It's been a good day. I slept about 9 hours. I got up and got dressed. I went on a work trip with my love. Driving around. I slept a couple times in the van. We talked about nothing. We laughed. We ate. I made it through the day. I did it. I kept up the mask today. As much as I wanted to curl up and stay home in bed. As much as I wanted to just not get up. I just wanted to lay there are cry. I got up. I functioned. Good for me. I did what any normal person has to do on a daily basis. I feel shitty for feeling proud. Especially since I did all this and got home to feel just as shitty as when I woke. I just want to cry. I just want to curl up and not wake up. I just want all the damn tension to be gone.
I think the main issue is, when I got home, jokes were made at my expense. Calling me blonde because I got the foods mixed up. If I weren't already so on edge around you, maybe I could have laughed along with you. But instead it felt more like you were laughing at me. And just the other night you claimed we shouldn't talk and that you're not comfortable around me. And I heard the follow up when I didn't give you the response You wanted, "I guess someone can't take a joke". I heard you. But you want to joke with me? I can not handle this back and forth. I've been doing my part. I've stayed away. I've tried to stay alone so you have "your people" all to yourself. I wasn't going to say anything to anyone about playing with my ritual knife. I wasn't going to tell anyone about wanting to run it down my arm. I wasn't going to say anything about part of me wanting to plunge it through my gut. I wasn't going to tell anyone that I had nightmares about actually following through with it. I don't want the attention like you do. And I don't want to stand in your way.

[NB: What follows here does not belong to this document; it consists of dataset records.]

__device__ __forceinline__ void glds16(const void* src, unsigned char* lds_base) {
  const unsigned dst = __builtin_amdgcn_readfirstlane(
      (unsigned)(size_t)(__attribute__((address_space(3))) unsigned char*)lds_base);
  unsigned keep;
  asm volatile("s_mov_b32 %0, m0\n\ts_mov_b32 m0, %2\n\ts_nop 0\n\tglobal_load_lds_dwordx4 %1, off\n\ts_mov_b32 m0, %0"
               : "=&s"(keep)
               : "v"(src), "s"(dst)
               : "memory");
}

// ... 351 lines not shown
    sg.zero = opaque_addr(g_zero16);
    sg.ones = opaque_addr(g_ones16);
    sg.pos0 = tt0 * TBM;
    sg.L = L;
    sg.n0 = rows0 / 4;
    sg.n = rows0 / 4 + rows1 / 4;
    sg.w = w;
    sg.hal1 = hal1;
    sg.lane = lane;
    sg.lrow = lane >> 4;
    sg.lx = (unsigned)((lane & 15) ^ (((lane >> 4) & 3) << 2));
  }

  f32x16_t acc[KS];
#pragma unroll
  for (int k = 0; k < KS; ++k) acc[k] = zero16();
  const int hal = cv ? hal1 : hal0;
  const int colb = ct * 32 + tc;
  const int cvb = cv ? rows0 * 256 : 0;
  int boff[KS], boff4[KS];
#pragma unroll
  for (int k = 0; k < KS; ++k) {
    const int rb = hal + (KS / 2 - k) * d + 8 * h + q;
    boff[k] = cvb + swz256e(rb, colb);
    boff4[k] = cvb + swz256e(rb + 4, colb);
  }
  const int toff = (rows0 + rows1) * 256 + 8 * h * 8;
  if (nt > 0) {
    sg.all(smem);
    sg.next();
  }
  for (int it = 0; it < nt; ++it) {
    unsigned char* cur = smem + (it & 1) * buf_bytes;
    unsigned char* nxt = smem + ((it & 1) ^ 1) * buf_bytes;
    asm volatile("s_waitcnt vmcnt(0)" ::: "memory");
    __syncthreads();
    const int nn = it + 1 < nt ? sg.n : -1;
    constexpr int NS = (TBM / 16) * KS;
    static_assert(MAXET <= NS, "one DMA per step");
    bf16x8 fb[3], fa[2];
    unsigned tk[8];
    auto read_b = [&](int st) {
      const unsigned char* c = cur + (st / KS) * 4096;
      fb[st % 3] = cat_tr(lds_tr(c, boff[st % KS]), lds_tr(c, boff4[st % KS]));
    };
    auto read_tok = [&](int kb) {
      const unsigned* tp = reinterpret_cast<const unsigned*>(cur + toff + kb * 128);
#pragma unroll
      for (int j = 0; j < 8; ++j) tk[j] = tp[2 * j];
    };
    auto make_a = [&](int kb) {
      typedef __attribute__((ext_vector_type(4))) unsigned int u32x4;
      u32x4 o;
#pragma unroll
      for (int e = 0; e < 4; ++e)
        o[e] = (tk[2 * e] == (unsigned)r ? 0x3F80u : 0u) | (tk[2 * e + 1] == (unsigned)r ? 0x3F800000u : 0u);
      fa[kb & 1] = __builtin_bit_cast(bf16x8, o);
    };
    read_tok(0);
    make_a(0);
    read_b(0);
    read_b(1);
#pragma unroll
    for (int st = 0; st < NS; ++st) {
      const int kb = st / KS, k = st % KS;
      if (st + 2 < NS) read_b(st + 2);
      if (k == 3 && kb + 1 < TBM / 16) read_tok(kb + 1);
      if (k == 7 && kb + 1 < TBM / 16) make_a(kb + 1);
      __builtin_amdgcn_sched_barrier(0);
      if (st < MAXET) sg.issue(st, nn, nxt);
      acc[k] = mfma32(fa[kb & 1], fb[st % 3], acc[k]);
    }
    sg.next();
  }
#pragma unroll
  for (int k = 0; k < KS; ++k)
#pragma unroll
    for (int i = 0; i < 16; ++i) {
      const int v = (i & 3) + 8 * (i >> 2) + 4 * h;
      if (v < V) slab[((((size_t)blockIdx.x * 2 + cv) * KS + k) * V + v) * CH + ct * 32 + r] = acc[k][i];
    }
}

__global__ void __launch_bounds__(128) wgrad_tok_finish_kernel(const float* __restrict__ S, const float* __restrict__ E,
                                                               float* __restrict__ dw0, float* __restrict__ dw1,
                                                               float* __restrict__ db0, float* __restrict__ db1,
                                                               int V, const float* __restrict__ W0,
                                                               const float* __restrict__ W1, float* __restrict__ dEslab) {
  __shared__ float sv[KS * 32];
  const int c = blockIdx.x / CH, co = blockIdx.x % CH, ci = threadIdx.x;
  for (int i = threadIdx.x; i < KS * V; i += 128) {
    const int k = i / V, v = i % V;
    sv[k * 32 + v] = S[(((size_t)c * KS + k) * V + v) * CH + co];
  }
  __syncthreads();
  float o[KS];
#pragma unroll
  for (int k = 0; k < KS; ++k) o[k] = 0.f;
  for (int v = 0; v < V; ++v) {
    const float e = bfround(E[v * CH + ci]);
#pragma unroll
    for (int k = 0; k < KS; ++k) o[k] = fmaf(e, sv[k * 32 + v], o[k]);
  }
  float* dw = (c ? dw1 : dw0) + ((size_t)co * CH + ci) * KS;
#pragma unroll
  for (int k = 0; k < KS; ++k) dw[k] += o[k];
  if (ci == 0) {
    float s = 0.f;
    for (int v = 0; v < V; ++v) s += sv[(KS / 2) * 32 + v];
    (c ? db1 : db0)[co] += s;
  }
  if (dEslab != nullptr) {
    const float* wr = (c ? W1 : W0) + ((size_t)co * CH + ci) * KS;
    float wk[KS];
#pragma unroll
    for (int k = 0; k < KS; ++k) wk[k] = bfround(wr[k]);
    for (int v = 0; v < V; ++v) {
      float a = 0.f;
#pragma unroll
      for (int k = 0; k < KS; ++k) a = fmaf(wk[k], sv[k * 32 + v], a);
      dEslab[((size_t)blockIdx.x * V + v) * CH + ci] = a;
    }
  }
}

bool wgrad_tok_attr_set = false;
}

extern "C" int pbx_colsum_add(const float* src, int rows, int cols, float* dst, const float* scale, hipStream_t st);
extern "C" int pbx_colsum_set(const float* src, int rows, int cols, float* dst, const float* scale, hipStream_t st);

PBX_EXPORT int pbx_wgrad_tok_rows(int B, int L) {
  constexpr int cap = 256;
  const long NT = (long)B * ((L + TBM - 1) / TBM);
  return (int)(NT < cap ? NT : cap);
}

I don't want to worry anyone. To do that, I keep my mask on. I play the part and it's like I am fine. It's like I'm actually happy. No one has to worry. No one has to suspect... However, I did tell them. I told them most of it. I told them my thoughts. I told them most of it. For safety reasons alone. I don't want the attention you hope to get. I want to actually get help and fix my mental health, not find loopholes so a professional isn't sought out. I actually want to be better. I can't let myself be brought so low by someone who doesn't see their own faults. I need to stay strong...
But another day down where everything is technically fine. I mean, today was better throughout the day because I was out and about with someone who did everything he could to keep me smiling and comfortable. And now I am sitting here wishing for... well nothing good. I slept last night, but I woke exhausted again. I kept my mask in place today and also felt happy for the most part. But I am still struggling to hang on. I hate it. I hate it so damn much. I just want to live somewhere and for once feel absolutely comfortable and not like a goddamn target. But it was a good day. Right?